(Stored data entries)

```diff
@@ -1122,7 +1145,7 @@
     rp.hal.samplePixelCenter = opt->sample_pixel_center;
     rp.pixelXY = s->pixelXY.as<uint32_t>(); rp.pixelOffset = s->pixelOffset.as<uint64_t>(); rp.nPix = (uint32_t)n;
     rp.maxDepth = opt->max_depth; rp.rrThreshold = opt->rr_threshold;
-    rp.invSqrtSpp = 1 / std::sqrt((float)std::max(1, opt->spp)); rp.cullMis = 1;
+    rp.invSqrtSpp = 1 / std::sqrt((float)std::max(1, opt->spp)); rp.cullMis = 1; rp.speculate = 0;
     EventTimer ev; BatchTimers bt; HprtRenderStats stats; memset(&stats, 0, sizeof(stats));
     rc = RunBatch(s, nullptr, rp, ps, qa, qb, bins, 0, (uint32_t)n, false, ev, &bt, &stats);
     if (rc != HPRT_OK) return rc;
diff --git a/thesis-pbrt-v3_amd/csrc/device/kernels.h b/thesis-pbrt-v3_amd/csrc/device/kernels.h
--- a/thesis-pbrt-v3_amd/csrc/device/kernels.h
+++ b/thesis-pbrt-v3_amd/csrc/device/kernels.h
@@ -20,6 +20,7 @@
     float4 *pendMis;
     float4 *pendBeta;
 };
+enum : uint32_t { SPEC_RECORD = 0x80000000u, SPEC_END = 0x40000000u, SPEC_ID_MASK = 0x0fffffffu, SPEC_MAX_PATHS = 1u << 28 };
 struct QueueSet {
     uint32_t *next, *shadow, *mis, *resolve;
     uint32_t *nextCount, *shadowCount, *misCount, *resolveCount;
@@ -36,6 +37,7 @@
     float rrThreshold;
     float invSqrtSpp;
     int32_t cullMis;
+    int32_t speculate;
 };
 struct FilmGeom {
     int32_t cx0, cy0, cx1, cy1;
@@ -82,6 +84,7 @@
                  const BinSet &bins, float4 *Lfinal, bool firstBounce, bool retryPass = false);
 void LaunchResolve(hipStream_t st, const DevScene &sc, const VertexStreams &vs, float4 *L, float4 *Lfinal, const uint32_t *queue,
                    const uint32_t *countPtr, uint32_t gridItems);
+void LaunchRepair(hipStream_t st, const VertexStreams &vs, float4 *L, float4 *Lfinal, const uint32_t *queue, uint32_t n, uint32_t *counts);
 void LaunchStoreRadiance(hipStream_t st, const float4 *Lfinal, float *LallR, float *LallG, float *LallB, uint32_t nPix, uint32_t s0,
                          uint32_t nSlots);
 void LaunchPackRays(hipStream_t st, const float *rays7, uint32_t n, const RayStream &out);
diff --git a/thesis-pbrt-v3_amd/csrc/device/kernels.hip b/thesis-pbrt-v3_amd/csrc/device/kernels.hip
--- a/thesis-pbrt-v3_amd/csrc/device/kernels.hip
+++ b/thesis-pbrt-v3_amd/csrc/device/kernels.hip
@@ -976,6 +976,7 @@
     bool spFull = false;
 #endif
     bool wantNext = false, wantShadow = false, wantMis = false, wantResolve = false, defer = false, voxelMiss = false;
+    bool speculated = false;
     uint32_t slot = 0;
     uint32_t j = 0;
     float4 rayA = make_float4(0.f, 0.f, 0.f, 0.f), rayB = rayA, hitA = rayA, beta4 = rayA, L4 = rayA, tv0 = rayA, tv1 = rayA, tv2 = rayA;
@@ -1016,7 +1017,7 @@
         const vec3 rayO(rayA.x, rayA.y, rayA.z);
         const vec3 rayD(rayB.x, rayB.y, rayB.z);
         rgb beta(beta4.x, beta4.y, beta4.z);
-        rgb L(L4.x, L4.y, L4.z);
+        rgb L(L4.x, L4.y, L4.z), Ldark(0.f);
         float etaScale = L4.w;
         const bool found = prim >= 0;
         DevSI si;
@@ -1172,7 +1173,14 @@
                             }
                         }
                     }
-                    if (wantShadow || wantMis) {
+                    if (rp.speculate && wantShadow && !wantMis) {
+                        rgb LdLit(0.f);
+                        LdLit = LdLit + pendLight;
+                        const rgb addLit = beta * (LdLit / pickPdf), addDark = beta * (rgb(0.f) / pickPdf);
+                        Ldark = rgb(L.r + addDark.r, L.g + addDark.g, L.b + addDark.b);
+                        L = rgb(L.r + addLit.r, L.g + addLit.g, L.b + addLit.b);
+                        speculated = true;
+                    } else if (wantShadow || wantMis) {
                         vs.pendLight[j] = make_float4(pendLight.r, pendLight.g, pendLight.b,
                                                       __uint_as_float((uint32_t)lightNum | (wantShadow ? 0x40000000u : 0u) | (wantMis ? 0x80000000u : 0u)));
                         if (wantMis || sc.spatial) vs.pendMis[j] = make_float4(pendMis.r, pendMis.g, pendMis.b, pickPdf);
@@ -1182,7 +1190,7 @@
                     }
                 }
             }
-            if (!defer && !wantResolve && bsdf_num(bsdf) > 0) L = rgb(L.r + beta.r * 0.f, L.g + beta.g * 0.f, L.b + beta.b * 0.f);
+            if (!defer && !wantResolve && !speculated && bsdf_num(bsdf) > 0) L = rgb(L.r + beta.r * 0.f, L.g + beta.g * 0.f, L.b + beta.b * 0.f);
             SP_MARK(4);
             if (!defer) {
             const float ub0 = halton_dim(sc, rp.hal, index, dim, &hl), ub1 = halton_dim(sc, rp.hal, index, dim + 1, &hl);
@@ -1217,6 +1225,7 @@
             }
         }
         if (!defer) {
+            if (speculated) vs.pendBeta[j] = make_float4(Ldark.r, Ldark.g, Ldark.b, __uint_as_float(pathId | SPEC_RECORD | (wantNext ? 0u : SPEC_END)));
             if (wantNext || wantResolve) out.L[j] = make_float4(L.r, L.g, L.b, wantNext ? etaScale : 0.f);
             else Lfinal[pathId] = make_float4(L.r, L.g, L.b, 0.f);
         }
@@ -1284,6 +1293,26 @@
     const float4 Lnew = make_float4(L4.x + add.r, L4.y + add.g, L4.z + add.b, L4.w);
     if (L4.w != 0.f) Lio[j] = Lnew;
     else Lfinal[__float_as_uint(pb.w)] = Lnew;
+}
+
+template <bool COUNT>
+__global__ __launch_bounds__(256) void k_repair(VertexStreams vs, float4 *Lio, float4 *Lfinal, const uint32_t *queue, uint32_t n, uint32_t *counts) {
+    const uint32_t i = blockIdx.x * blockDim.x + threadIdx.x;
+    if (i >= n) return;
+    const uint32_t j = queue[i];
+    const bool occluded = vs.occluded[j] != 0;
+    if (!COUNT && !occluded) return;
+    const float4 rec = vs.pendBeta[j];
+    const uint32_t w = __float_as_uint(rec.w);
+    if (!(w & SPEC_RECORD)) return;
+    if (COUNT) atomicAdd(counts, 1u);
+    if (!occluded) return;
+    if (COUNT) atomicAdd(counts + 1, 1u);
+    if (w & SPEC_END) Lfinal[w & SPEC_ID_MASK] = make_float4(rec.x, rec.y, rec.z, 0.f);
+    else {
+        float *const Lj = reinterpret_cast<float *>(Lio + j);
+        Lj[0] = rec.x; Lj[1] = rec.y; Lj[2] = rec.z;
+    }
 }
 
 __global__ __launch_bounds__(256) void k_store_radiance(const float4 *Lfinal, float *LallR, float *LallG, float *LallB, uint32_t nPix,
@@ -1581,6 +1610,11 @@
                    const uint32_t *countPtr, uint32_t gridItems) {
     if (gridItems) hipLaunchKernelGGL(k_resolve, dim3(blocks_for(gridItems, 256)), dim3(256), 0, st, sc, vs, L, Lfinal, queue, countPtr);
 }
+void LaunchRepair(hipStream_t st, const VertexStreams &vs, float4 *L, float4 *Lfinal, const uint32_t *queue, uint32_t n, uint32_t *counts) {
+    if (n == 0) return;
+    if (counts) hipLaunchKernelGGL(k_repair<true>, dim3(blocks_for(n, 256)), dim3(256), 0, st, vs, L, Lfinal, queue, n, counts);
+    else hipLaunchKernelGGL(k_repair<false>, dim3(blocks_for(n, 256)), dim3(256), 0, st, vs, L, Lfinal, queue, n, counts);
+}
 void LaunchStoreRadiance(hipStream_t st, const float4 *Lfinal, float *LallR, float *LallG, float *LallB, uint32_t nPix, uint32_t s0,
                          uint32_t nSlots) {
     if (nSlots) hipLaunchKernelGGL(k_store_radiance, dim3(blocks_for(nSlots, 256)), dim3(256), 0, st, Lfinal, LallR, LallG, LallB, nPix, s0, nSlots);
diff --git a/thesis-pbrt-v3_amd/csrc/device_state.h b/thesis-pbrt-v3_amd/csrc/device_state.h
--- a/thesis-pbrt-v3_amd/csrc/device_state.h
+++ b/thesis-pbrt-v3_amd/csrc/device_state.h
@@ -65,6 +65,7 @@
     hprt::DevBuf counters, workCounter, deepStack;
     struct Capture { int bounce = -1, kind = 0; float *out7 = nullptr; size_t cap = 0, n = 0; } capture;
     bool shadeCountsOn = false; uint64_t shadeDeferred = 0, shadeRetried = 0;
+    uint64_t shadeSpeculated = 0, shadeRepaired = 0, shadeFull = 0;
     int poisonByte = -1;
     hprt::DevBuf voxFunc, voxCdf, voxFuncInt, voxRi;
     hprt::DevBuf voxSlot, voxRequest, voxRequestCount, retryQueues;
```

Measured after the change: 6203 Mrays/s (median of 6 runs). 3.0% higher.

TRY IT ->
Looking at the entries, work out how many lines include the word "DevBuf" and give the number by itself.

COMPLETED EXERCISE ->
3